5 pmcd retrieves y=50
pcp client receives {[5]x=4 y=50}
7 pmcd retrieves x=7 and y=70
pcp client receives {[7] x=7 y=70}

And the reported rates would be ...

Time (t) x y
1 no values available no values available
4 (4-1)/4=0.75 (50-10)/4=10.00
7 (7-4)/2=1.50 (70-50)/2=10.00

So, the delayed fetch at time 4 (which does not return values until time 5) produces:

  • x is too small at t=5
  • x is too big at t=7

You're noticing the second case.

Note that because these are counters, the effects are self-cancelling and diminish over longer sampling intervals. There is nothing inherently wrong here.

PMDA appears to have died

Sometimes errors are returned from a metric value fetch from pmcd like "No PMCD agent for domain of request".

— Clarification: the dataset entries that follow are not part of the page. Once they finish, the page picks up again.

## Add static-slot unmasked dK/dV loop and scalar VALU softmax forms

Adds a FORM=1 path in the dK/dV backward kernel that splits the q-tile loop into dead, masked and fully unmasked ranges. Unmasked tiles are processed in pairs with compile-time LDS buffer slots and direct DMA staging via pointer increments, which removes dynamic buffer offsets and mask checks from the hot loop. It also adds a VF template option that computes the exp/FMA softmax math as scalar ops instead of packed f32x2, using asm barriers to stop the compiler from re-packing them. Both are on by default (FORM=1, scalar VALU only for dK/dV with D=64), which adds template instantiations and more complex control flow.

After: 637.9 audio-s/s (median of 6 runs). Within noise of the previous version (+0.2%).

```diff
diff --git a/audio-flamingo_amd/csrc/attention_lds.hip b/audio-flamingo_amd/csrc/attention_lds.hip
--- a/audio-flamingo_amd/csrc/attention_lds.hip
+++ b/audio-flamingo_amd/csrc/attention_lds.hip
@@ -59,6 +59,10 @@
     return (threadIdx.x & 32) ? __uint_as_float(r[0]) : __uint_as_float(r[1]);
 }
 constexpr float LOG2E = 1.4426950408889634f, LN2 = 0.6931471805599453f;
+__device__ __forceinline__ float afk_unpacked(float x) {
+    asm("" : "+v"(x));
+    return x;
+}
 
 template <bool WIDE>
 __device__ __forceinline__ void store_block32(bf16* rowp, const f32x16& acc, float mul, int hi) {
@@ -245,7 +249,7 @@
     } while (0)
 constexpr float RESCALE_THR = 8.f;
 
-template <int D, bool LM, int SCH>
+template <int D, bool LM, int SCH, int VF>
 __global__ __launch_bounds__(256, 2) void attn_fwd_lds_kernel(AttnArgs2 p) {
     using T = Tile<D>;
     constexpr int KS = T::KS, DT = T::DT;
@@ -417,10 +421,21 @@
         for (int kt2 = 0; kt2 < 2; ++kt2)
 #pragma unroll
             for (int r = 0; r < 16; r += 2) {
-                const f32x2 s2 = {st[kt2][r], st[kt2][r + 1]};
-                const f32x2 t2 = __builtin_elementwise_fma(s2, c2v, nmv);
-                const f32x2 p2 = {__builtin_amdgcn_exp2f(t2[0]), __builtin_amdgcn_exp2f(t2[1])};
-                if (!LM) rs2 += p2;
+                f32x2 p2;
+                if constexpr (VF == 0) {
+                    const f32x2 s2 = {st[kt2][r], st[kt2][r + 1]};
+                    const f32x2 t2 = __builtin_elementwise_fma(s2, c2v, nmv);
+                    p2[0] = __builtin_amdgcn_exp2f(t2[0]);
+                    p2[1] = __builtin_amdgcn_exp2f(t2[1]);
+                    if (!LM) rs2 += p2;
+                } else {
+                    p2[0] = __builtin_amdgcn_exp2f(afk_unpacked(__builtin_fmaf(st[kt2][r], c2, nm)));
+                    p2[1] = __builtin_amdgcn_exp2f(afk_unpacked(__builtin_fmaf(st[kt2][r + 1], c2, nm)));
+                    if (!LM) {
+                        rs2[0] = afk_unpacked(rs2[0] + p2[0]);
+                        rs2[1] = afk_unpacked(rs2[1] + p2[1]);
+                    }
+                }
                 pb[2 * kt2 + (r >> 3)][r & 7] = (bf16)p2[0];
                 pb[2 * kt2 + (r >> 3)][(r & 7) + 1] = (bf16)p2[1];
             }
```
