## Files before the change

marex_amd/csrc/marex_shifting.hip:

```cpp
#include "marex_common.hip.h"
#include "marex_tails.hip.h"
#include <numeric>
#include <utility>

template <int D, int SCAP, bool SEXACT, int WCAP, bool RREG>
__global__ void __launch_bounds__(256)
k_shifting(const float* __restrict__ x, long T, long C, const int4* __restrict__ year_plan, int n_cal, int W,
           int S_rt, int write_clim, const float* __restrict__ edges, int nb, long T_out, float* __restrict__ out,
           unsigned short* __restrict__ bins, unsigned char* __restrict__ mask, int* __restrict__ invalid_count,
           int ncb, int nchunks, const int* __restrict__ skip) {
    extern __shared__ float lds[];
    float* ring = lds;
    float rr[RREG ? D : 1][RREG ? WCAP : 1];
    const int npad = WCAP - W;
    int4* lplan = reinterpret_cast<int4*>(lds + (RREG ? (size_t)0 : (size_t)D * WCAP * 256));
    float* e = reinterpret_cast<float*>(lplan + (size_t)n_cal * D);

    int cb, chunk;
    if (!xcd_swizzle(blockIdx.x, ncb, nchunks, cb, chunk)) return;
    if (D == 4 && skip && skip[chunk]) return;
    const int tid = threadIdx.x;
    const long c = (long)cb * 256 + tid;
    const bool active = c < C;
    const int S = SEXACT ? SCAP : S_rt;
// ... 343 lines not shown
            int4 e[4];
            for (int i = 0; i < 4; ++i)
                e[i] = (d0 + i < NDOY) ? year_plan[(size_t)y * NDOY + d0 + i] : make_int4(-1, -1, -1, 0);
            int m = 0;
            while (m < 4 && e[m].x >= 0) ++m;
            if (fplan) {
                const int yn = y + 1 < n_cal ? y + 1 : n_cal - 1;
                const int tbw = year_plan[(size_t)yn * NDOY + (chunk >> 2) * 16].x;
                fplan[((size_t)y * 92 + chunk) * 2] = make_int4(e[0].x, e[0].y, m, e[0].z);
                fplan[((size_t)y * 92 + chunk) * 2 + 1] = make_int4(e[1].z, e[2].z, e[3].z, tbw);
            }
            for (int i = m; i < 4; ++i) ok = ok && e[i].x < 0;
            for (int i = 1; i < m; ++i) {
                ok = ok && e[i].x == e[0].x + i;
                if (e[0].y >= 0)
                    ok = ok && e[i].y == e[0].y + i && e[i].z >= 0;
                else
                    ok = ok && e[i].y < 0;
            }
            if (m > 0 && e[0].y >= 0) ok = ok && e[0].z >= 0;
        }
        if (!ok) atomicAnd(&s_ok[chunk], 0);
    }
    __syncthreads();
    if (chunk < 92 && lplan && reg_S > 0) {
        const int H = reg_S / 2, NPAIR = (reg_S + 3) / 2, NROWS = wpb * ((reg_S + 4 * wpb - 1 + wpb - 1) / wpb);
        const int d0 = chunk * 4, blk16 = (chunk / wpb) * wpb * 4;
        int D1 = 0, D2 = 0, D3 = 0;
        if (lean_bins && d0 + 3 < NDOY)
            for (int y2 = 0; y2 < n_cal; ++y2) {
                const int z0 = year_plan[(size_t)y2 * NDOY + d0].z, z1 = year_plan[(size_t)y2 * NDOY + d0 + 1].z;
                const int z2 = year_plan[(size_t)y2 * NDOY + d0 + 2].z, z3 = year_plan[(size_t)y2 * NDOY + d0 + 3].z;
                if (z0 >= 0 && z1 >= 0 && z2 >= 0 && z3 >= 0) {
                    D1 = z1 - z0;
                    D2 = z2 - z0;
                    D3 = z3 - z0;
                    break;
                }
            }
        for (int yy = sub - 1; yy <= n_cal; yy += CLASSIFY_SPLIT) {
            int flags = 0, tbv = -1, pos = 0;
            long long xoff = 0, ooff = 0;
            if (yy + 1 >= 0 && yy + 1 < n_cal) {
                const int tbn = year_plan[(size_t)(yy + 1) * NDOY + blk16].x;
                if (tbn >= H && (long)tbn - H + NROWS <= T) {
                    flags |= 4;
                    xoff = (long long)(tbn - H) * C * 4;
                }
            }
            if (yy >= 0 && yy < n_cal) {
                int4 e[4];
                for (int i = 0; i < 4; ++i) e[i] = (d0 + i < NDOY) ? year_plan[(size_t)yy * NDOY + d0 + i] : make_int4(-1, -1, -1, 0);
                tbv = year_plan[(size_t)yy * NDOY + blk16].x;
                int reg = d0 + 3 < NDOY && e[0].x >= 0 && e[1].x >= 0 && e[2].x >= 0 && e[3].x >= 0;
                reg = reg && tbv >= H && (long)tbv - H + NROWS <= T && e[0].x == tbv + 4 * (chunk % wpb);
                reg = reg && e[0].x - H >= 0 && (long)e[0].x - H + 2 * NPAIR <= T;
                for (int i = 1; i < 4; ++i) reg = reg && e[i].x == e[0].x + i && ((e[0].y >= 0) == (e[i].y >= 0));
                if (e[0].y >= 0) {
                    flags |= 2;
                    ooff = (long long)e[0].y * C * 4;
                    if (lean_bins) {
                        pos = e[0].z;
                        reg = reg && pos >= 0 && e[1].z == pos + D1 && e[2].z == pos + D2 && e[3].z == pos + D3;
                        for (int i = 1; i < 4; ++i) reg = reg && e[i].y == e[0].y + i;
                    } else {
                        pos = e[0].z - doy_start[d0];
                        reg = reg && pos >= 0 && pos < TAIL_MAX_BUCKET;
                        for (int i = 1; i < 4; ++i) reg = reg && e[i].y == e[0].y + i && e[i].z - doy_start[d0 + i] == pos;
                    }
                }
                if (reg) flags |= 1;
            }
            int4* r = lplan + ((size_t)(yy + 1) * LEAN_CHUNKS + chunk) * 2;
            r[0] = make_int4(flags, tbv, (int)(unsigned)(xoff & 0xFFFFFFFFll), (int)(unsigned)((unsigned long long)xoff >> 32));
            r[1] = make_int4((int)(unsigned)(ooff & 0xFFFFFFFFll), (int)(unsigned)((unsigned long long)ooff >> 32), pos, 0);
            if (yy < 0 && lean_bins) r[1] = make_int4(0, D1, D2, D3);
            if (chunk + 4 >= 92 && chunk + 4 < (92 + wpb - 1) / wpb * wpb) {
                r[8] = make_int4(flags & 4, tbv, (int)(unsigned)(xoff & 0xFFFFFFFFll), (int)(unsigned)((unsigned long long)xoff >> 32));
                r[9] = make_int4(0, 0, 0, 0);
            }
        }
    }
    if (t < 92) info[t] = s_ok[t] && s_edges_ok;
}

#define SHIFT_LIST 15
struct TailOut {
    uint4* lists;
    unsigned* aux;
    const int* doy_start;
    int nper;
    unsigned long long* dbg;
};
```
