static int submit_impl(avr_batch *b, bool use_hint) {
    const size_t n = b->n_bins.size();
    const uint32_t n32 = uint32_t(n);
    if (b->kind == AVR_KIND_CABAC_CODES) return submit_codes(b, n32);
    const size_t ns = b->n_states;
    const bool cabac = b->kind == AVR_KIND_CABAC;

    std::vector<uint32_t> order;
    std::vector<uint64_t> tile_off;
    std::vector<uint64_t> &out_off = b->out_off;
    out_off.assign(n + 1, 0);
    plan_tiles(b->n_bins, order, tile_off, b->recs8 ? 16 : 8);
    for (size_t i = 0; i < n; i++) out_off[i + 1] = out_off[i] + ((uint64_t(b->n_bins[i]) + 16 + 7) & ~uint64_t(7));
    const uint64_t total_recs = b->rec_off.back(), total_chunks = tile_off.back(), total_out = out_off.back();
    const size_t n_tiles = tile_off.size() - 1;
    bool chunked = n <= 32768 && b->total_bins / n >= 8192;
    if (avr::k1_path()) chunked = avr::k1_path() == 2;
    b->last_path = chunked;

    int rc;
    if ((b->recs8 ? (rc = b->d_recs8.reserve(total_recs + 16)) : (rc = b->d_recs.reserve(total_recs))) || (!chunked && (rc = b->d_tiles.reserve(total_chunks))) ||
        (rc = b->d_rec_off.reserve(n + 1)) || (rc = b->d_tile_off.reserve(n_tiles + 1)) ||
        (rc = b->d_out_off.reserve(n + 1)) || (rc = b->d_dense_off.reserve(n + 1)) ||
        (rc = b->d_n_bins.reserve(n)) || (rc = b->d_order.reserve(n)) || (rc = b->d_out_len.reserve(n)) ||
        (rc = b->d_status.reserve(n)) || (rc = b->d_out.reserve(total_out)) ||
        (rc = b->h_out_len.reserve(n)) || (rc = b->h_status.reserve(n)) || (rc = b->h_ndense.reserve(16)))
        return rc;
    if (cabac && ((rc = b->d_states.reserve(n * std::max<size_t>(ns, 1))) || (rc = b->d_final.reserve(n * std::max<size_t>(ns, 1))) ||
                  (rc = b->h_final.reserve(n * std::max<size_t>(ns, 1)))))
        return rc;
    const size_t n_chunks_max = size_t(b->total_bins / AVR_CHUNK_BINS) + n + 1, n_blks_max = size_t(b->total_bins / AVR_SORT_BLOCK_BINS) + n + 1;
    const size_t n_groups = b->group_first.size();
    if ((rc = b->h_plan.reserve(64 * 16 + (n + 1) * 64 + (n_tiles + 1) * 8 + (chunked ? (n_chunks_max + n_blks_max) * 4 : 0) +
                                (b->keys ? (n_chunks_max + n + n_groups + 3) * 4 + 256 : 0)))) return rc;
    if (b->keys && (rc = b->d_keys.reserve(total_recs))) return rc;

    hipStream_t s = b->stream;
    b->plan_used = 0;
    const avr::DenseHint hint{use_hint ? std::min<uint32_t>(b->dense_hint, uint32_t(ns)) : 0u, b->h_ndense.p, b->h_ndense.p + 1};
    b->hint_used = hint.rows;
    b->h_ndense.p[0] = b->h_ndense.p[1] = 0;
    if (b->recs8) {
        b->hint_used = 0;
        b->h_ndense.p[0] = uint32_t(ns);
    }
    AVR_HIP(hipEventRecord(b->ev[0], s));
    if (b->recs8) AVR_HIP(hipMemcpyAsync(b->d_recs8.p, b->h_recs.p, total_recs, hipMemcpyHostToDevice, s));
    else AVR_HIP(hipMemcpyAsync(b->keys ? b->d_keys.p : b->d_recs.p, b->h_recs.p, total_recs * sizeof(uint16_t), hipMemcpyHostToDevice, s));
    AVR_STAGE(b->d_rec_off.p, b->rec_off.data(), n + 1);
    AVR_STAGE(b->d_out_off.p, out_off.data(), n + 1);
    AVR_STAGE(b->d_n_bins.p, b->n_bins.data(), n);
    if (!chunked) {
        AVR_STAGE(b->d_tile_off.p, tile_off.data(), n_tiles + 1);
        AVR_STAGE(b->d_order.p, order.data(), n);
    }
    if (cabac && ns) AVR_HIP(hipMemcpyAsync(b->d_states.p, b->h_states.p, n * ns, hipMemcpyHostToDevice, s));
    AVR_HIP(hipEventRecord(b->ev[1], s));
    AVR_HIP(hipMemsetAsync(b->d_status.p, 0, n * sizeof(int32_t), s));
    if (b->keys && (rc = resolve_keys(b, n32))) return rc;
    if (chunked && !cabac) {
        std::vector<uint32_t> chunk_base(n + 1, 0), chunk_slice;
        for (size_t i = 0; i < n; i++) {
            const uint32_t nc = uint32_t(std::max<uint64_t>(1, (uint64_t(b->n_bins[i]) + AVR_CHUNK_BINS - 1) / AVR_CHUNK_BINS));
            chunk_base[i + 1] = chunk_base[i] + nc;
            chunk_slice.insert(chunk_slice.end(), nc, uint32_t(i));
        }
        const size_t ws = avr::k2p_workspace_bytes(n, chunk_base.back(), total_out);
        if ((rc = b->d_chunk_base.reserve(n + 1)) || (rc = b->d_chunk_slice.reserve(chunk_slice.size())) || (rc = b->d_workspace.reserve(ws + 256)))
            return rc;
        AVR_STAGE(b->d_chunk_base.p, chunk_base.data(), n + 1);
        AVR_STAGE(b->d_chunk_slice.p, chunk_slice.data(), chunk_slice.size());
        AVR_HIP(hipEventRecord(b->ev[2], s));
        uint8_t *wsp = reinterpret_cast<uint8_t *>((reinterpret_cast<uintptr_t>(b->d_workspace.p) + 255) & ~uintptr_t(255));
        AVR_HIP(avr::launch_k2p(s, b->d_recs.p, b->d_rec_off.p, b->d_n_bins.p, n32, b->d_chunk_base.p, b->d_chunk_slice.p,
                                chunk_base.back(), total_out, wsp, b->d_out.p, b->d_out_off.p, b->d_out_len.p, b->d_status.p));
    } else if (chunked) {
        std::vector<uint64_t> res_off(n + 1, 0), dig_off(n + 1, 0);
        std::vector<uint32_t> chunk_base(n + 1, 0), blk_base(n + 1, 0), chunk_slice, blk_slice;
        for (size_t i = 0; i < n; i++) {
            const uint64_t nb = b->n_bins[i];
            res_off[i + 1] = res_off[i] + ((nb + 15) & ~uint64_t(15)) + 16;
            dig_off[i + 1] = dig_off[i] + nb / 2 + 8;
            const uint32_t nc = uint32_t(std::max<uint64_t>(1, (nb + AVR_CHUNK_BINS - 1) / AVR_CHUNK_BINS));
            const uint32_t nk = uint32_t(std::max<uint64_t>(1, (nb + AVR_SORT_BLOCK_BINS - 1) / AVR_SORT_BLOCK_BINS));
            chunk_base[i + 1] = chunk_base[i] + nc;
            blk_base[i + 1] = blk_base[i] + nk;
            chunk_slice.insert(chunk_slice.end(), nc, uint32_t(i));
            blk_slice.insert(blk_slice.end(), nk, uint32_t(i));
        }
        if ((rc = b->d_res_off.reserve(n + 1)) || (rc = b->d_dig_off.reserve(n + 1)) || (rc = b->d_chunk_base.reserve(n + 1)) ||
            (rc = b->d_blk_base.reserve(n + 1)) || (rc = b->d_chunk_slice.reserve(chunk_slice.size())) ||
            (rc = b->d_blk_slice.reserve(blk_slice.size())))
            return rc;
        avr_chunk_plan plan{b->d_res_off.p, b->d_chunk_base.p, b->d_chunk_slice.p, b->d_blk_base.p, b->d_blk_slice.p, b->d_dig_off.p,
                            res_off.back(), dig_off.back(), chunk_base.back(), blk_base.back()};
        const size_t ws = avr::k1p_workspace_bytes(n, uint32_t(ns), &plan);
        if ((rc = b->d_workspace.reserve(ws + 256))) return rc;
        b->plan = plan;
        AVR_STAGE(b->d_res_off.p, res_off.data(), n + 1);
        AVR_STAGE(b->d_dig_off.p, dig_off.data(), n + 1);
        AVR_STAGE(b->d_chunk_base.p, chunk_base.data(), n + 1);
        AVR_STAGE(b->d_blk_base.p, blk_base.data(), n + 1);
        AVR_STAGE(b->d_chunk_slice.p, chunk_slice.data(), chunk_slice.size());
        AVR_STAGE(b->d_blk_slice.p, blk_slice.data(), blk_slice.size());
        AVR_HIP(hipEventRecord(b->ev[2], s));
        uint8_t *wsp = reinterpret_cast<uint8_t *>((reinterpret_cast<uintptr_t>(b->d_workspace.p) + 255) & ~uintptr_t(255));
        if (b->recs8)
            AVR_HIP(avr::launch_k1p8(s, b->d_recs8.p, b->d_rec_off.p, b->d_n_bins.p, n32, b->d_states.p, uint32_t(ns), &plan, wsp,
                                     b->d_out.p, b->d_out_off.p, b->d_out_len.p, b->d_status.p, b->d_final.p));
        else
            AVR_HIP(avr::launch_k1p(s, b->d_recs.p, b->d_rec_off.p, b->d_n_bins.p, n32, b->d_states.p, uint32_t(ns), &plan, wsp,
                                    b->d_out.p, b->d_out_off.p, b->d_out_len.p, b->d_status.p, b->d_final.p, &hint));
    } else {
        if (b->recs8)
            AVR_HIP(avr::launch_pack_tiles8_narrow(s, uint32_t(ns), b->d_recs8.p, b->d_rec_off.p, b->d_n_bins.p, b->d_order.p, n32,
                                                   b->d_tile_off.p, b->d_tiles.p, b->d_status.p));
        else
            AVR_HIP(avr::launch_pack_tiles(s, b->kind, uint32_t(ns), b->d_recs.p, b->d_rec_off.p, b->d_n_bins.p, b->d_order.p, n32,
                                           b->d_tile_off.p, b->d_tiles.p, b->d_status.p));
        AVR_HIP(hipEventRecord(b->ev[2], s));
        if (b->recs8)
            AVR_HIP(avr::launch_cabac8_encode(s, b->d_tiles.p, b->d_tile_off.p, b->d_n_bins.p, b->d_order.p, n32, b->d_states.p,
                                              uint32_t(ns), b->d_out.p, b->d_out_off.p, b->d_out_len.p, b->d_status.p, b->d_final.p));
        else if (cabac)
            AVR_HIP(avr::launch_cabac_encode(true, s, b->d_tiles.p, b->d_tile_off.p, b->d_n_bins.p, b->d_order.p, n32, b->d_states.p,
                                             uint32_t(ns), b->d_out.p, b->d_out_off.p, b->d_out_len.p, b->d_status.p, b->d_final.p,
                                             AVR_SLICE_OK, true, &hint));
        else
// ... 329 lines not shown
                                   uint8_t *out, const uint64_t *out_off, uint32_t *out_len, int32_t *status, uint8_t *final_states) {
    if (int rc = check_common(tile_off, n_bins, out_off, n_slices)) return rc;
    if (n_states > AVR_MAX_STATES8)
        return fail(AVR_ERR_INVALID, "n_states %zu > %d: one-byte records name at most %d contexts", n_states, AVR_MAX_STATES8, AVR_MAX_STATES8);
    if (n_slices && (!tiles || !out || !out_len || !status || (n_states && !init_states))) return fail(AVR_ERR_INVALID, "null device pointer");
    if (reinterpret_cast<uintptr_t>(tiles) & 15) return fail(AVR_ERR_INVALID, "tiles is not 16-byte aligned");
    if (int rc = select_device(device)) return rc;
    AVR_HIP(avr::launch_cabac8_encode(static_cast<hipStream_t>(stream), tiles, tile_off, n_bins, order, uint32_t(n_slices), init_states,
                                      uint32_t(n_states), out, out_off, out_len, status, final_states));
    return AVR_OK;
}

int avr_cabac_encode_tiles_device(int device, void *stream, const void *tiles, const uint64_t *tile_off, const uint32_t *n_bins,
                                  const uint32_t *order, size_t n_slices, const uint8_t *init_states, size_t n_states,
                                  uint8_t *out, const uint64_t *out_off, uint32_t *out_len, int32_t *status, uint8_t *final_states) {
    if (int rc = check_common(tile_off, n_bins, out_off, n_slices)) return rc;
    if (n_states > AVR_MAX_STATES) return fail(AVR_ERR_INVALID, "n_states %zu > %d", n_states, AVR_MAX_STATES);
    if (int rc = select_device(device)) return rc;
    AVR_HIP(avr::launch_cabac_encode(true, static_cast<hipStream_t>(stream), tiles, tile_off, n_bins, order, uint32_t(n_slices),
                                     init_states, uint32_t(n_states), out, out_off, out_len, status, final_states));
    return AVR_OK;
}

int avr_range_encode_tiles_device(int device, void *stream, const void *tiles, const uint64_t *tile_off, const uint32_t *n_bins,
                                  const uint32_t *order, size_t n_slices, uint8_t *out, const uint64_t *out_off,
                                  uint32_t *out_len, int32_t *status) {
    if (int rc = check_common(tile_off, n_bins, out_off, n_slices)) return rc;
    if (int rc = select_device(device)) return rc;
    AVR_HIP(avr::launch_range_encode(true, static_cast<hipStream_t>(stream), tiles, tile_off, n_bins, order, uint32_t(n_slices),
                                     out, out_off, out_len, status));
    return AVR_OK;
}

size_t avr_cabac_chunked_workspace_bytes(size_t n_slices, size_t n_states, const avr_chunk_plan *plan) {
    if (!plan || n_states > AVR_MAX_STATES) return 0;
    return avr::k1p_workspace_bytes(n_slices, uint32_t(n_states), plan);
}

int avr_cabac_encode_chunked_device(int device, void *stream, const uint16_t *recs, const uint64_t *rec_off, const uint32_t *n_bins,
                                    size_t n_slices, const uint8_t *init_states, size_t n_states, const avr_chunk_plan *plan,
                                    void *workspace, size_t workspace_bytes, uint8_t *out, const uint64_t *out_off,
                                    uint32_t *out_len, int32_t *status, uint8_t *final_states) {
    if (int rc = check_common(rec_off, n_bins, out_off, n_slices)) return rc;
    if (n_states > AVR_MAX_STATES) return fail(AVR_ERR_INVALID, "n_states %zu > %d", n_states, AVR_MAX_STATES);
    if (!plan || (n_slices && (!plan->res_off || !plan->chunk_base || !plan->chunk_slice || !plan->blk_base || !plan->blk_slice ||
                               !plan->dig_off || !workspace || !status)))
        return fail(AVR_ERR_INVALID, "null plan pointer");
    if (workspace_bytes < avr::k1p_workspace_bytes(n_slices, uint32_t(n_states), plan))
        return fail(AVR_ERR_CAPACITY, "workspace of %zu bytes is smaller than avr_cabac_chunked_workspace_bytes()", workspace_bytes);
    if (int rc = select_device(device)) return rc;
    AVR_HIP(avr::launch_k1p(static_cast<hipStream_t>(stream), recs, rec_off, n_bins, uint32_t(n_slices), init_states,
                            uint32_t(n_states), plan, workspace, out, out_off, out_len, status, final_states));
    return AVR_OK;
}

There are a number of possible causes, but one is most common. This is the scenario where a PMDA is unable to respond to a request in a timely fashion, usually due to unexpected or unusual latency in the source of its values (the "domain") and not anything related to the PMDA at all.

Since pmcd aims to provide realtime metrics at the time of each sample, it cannot wait for long for the PMDA. So it times out the request after a short period (a few seconds by default), assuming the PMDA is unavailable when no response is received, and closes its connection to the PMDA.

This appears from the client side as if the PMDA died as no values are available. Examination of pmcd.log can be used to confirm when timeouts have occured.

As of pcp-3.11.3 there are now two strategies available to mitigate this by attempting automatic recovery. In both cases, pmdaroot must be configured and running (by default it is) for these strategies to be effective.

Firstly, pmcd will attempt one immediate restart of any PMDA it timed out, at the first available opportunity. This is quite effective, but there remain several cases where it can be thwarted. As it involves a once-only rectification attempt, a backup strategy is also useful.

Secondly, a local primary pmie daemon can be enabled to continually monitor the PMDAs and signal to pmcd when a restart is needed. If a PMDA can be restarted automatically, eventually this strategy will manage to do so (unlike the earlier single-shot strategy). pmie is not typically enabled by default, however; refer to the pmie section in the Quick Reference which describes how to enable pmie.

This latter mechanism also writes to the system log when a PMDA is detected to have failed, and the log message contains details about exactly which PMDAs were affected.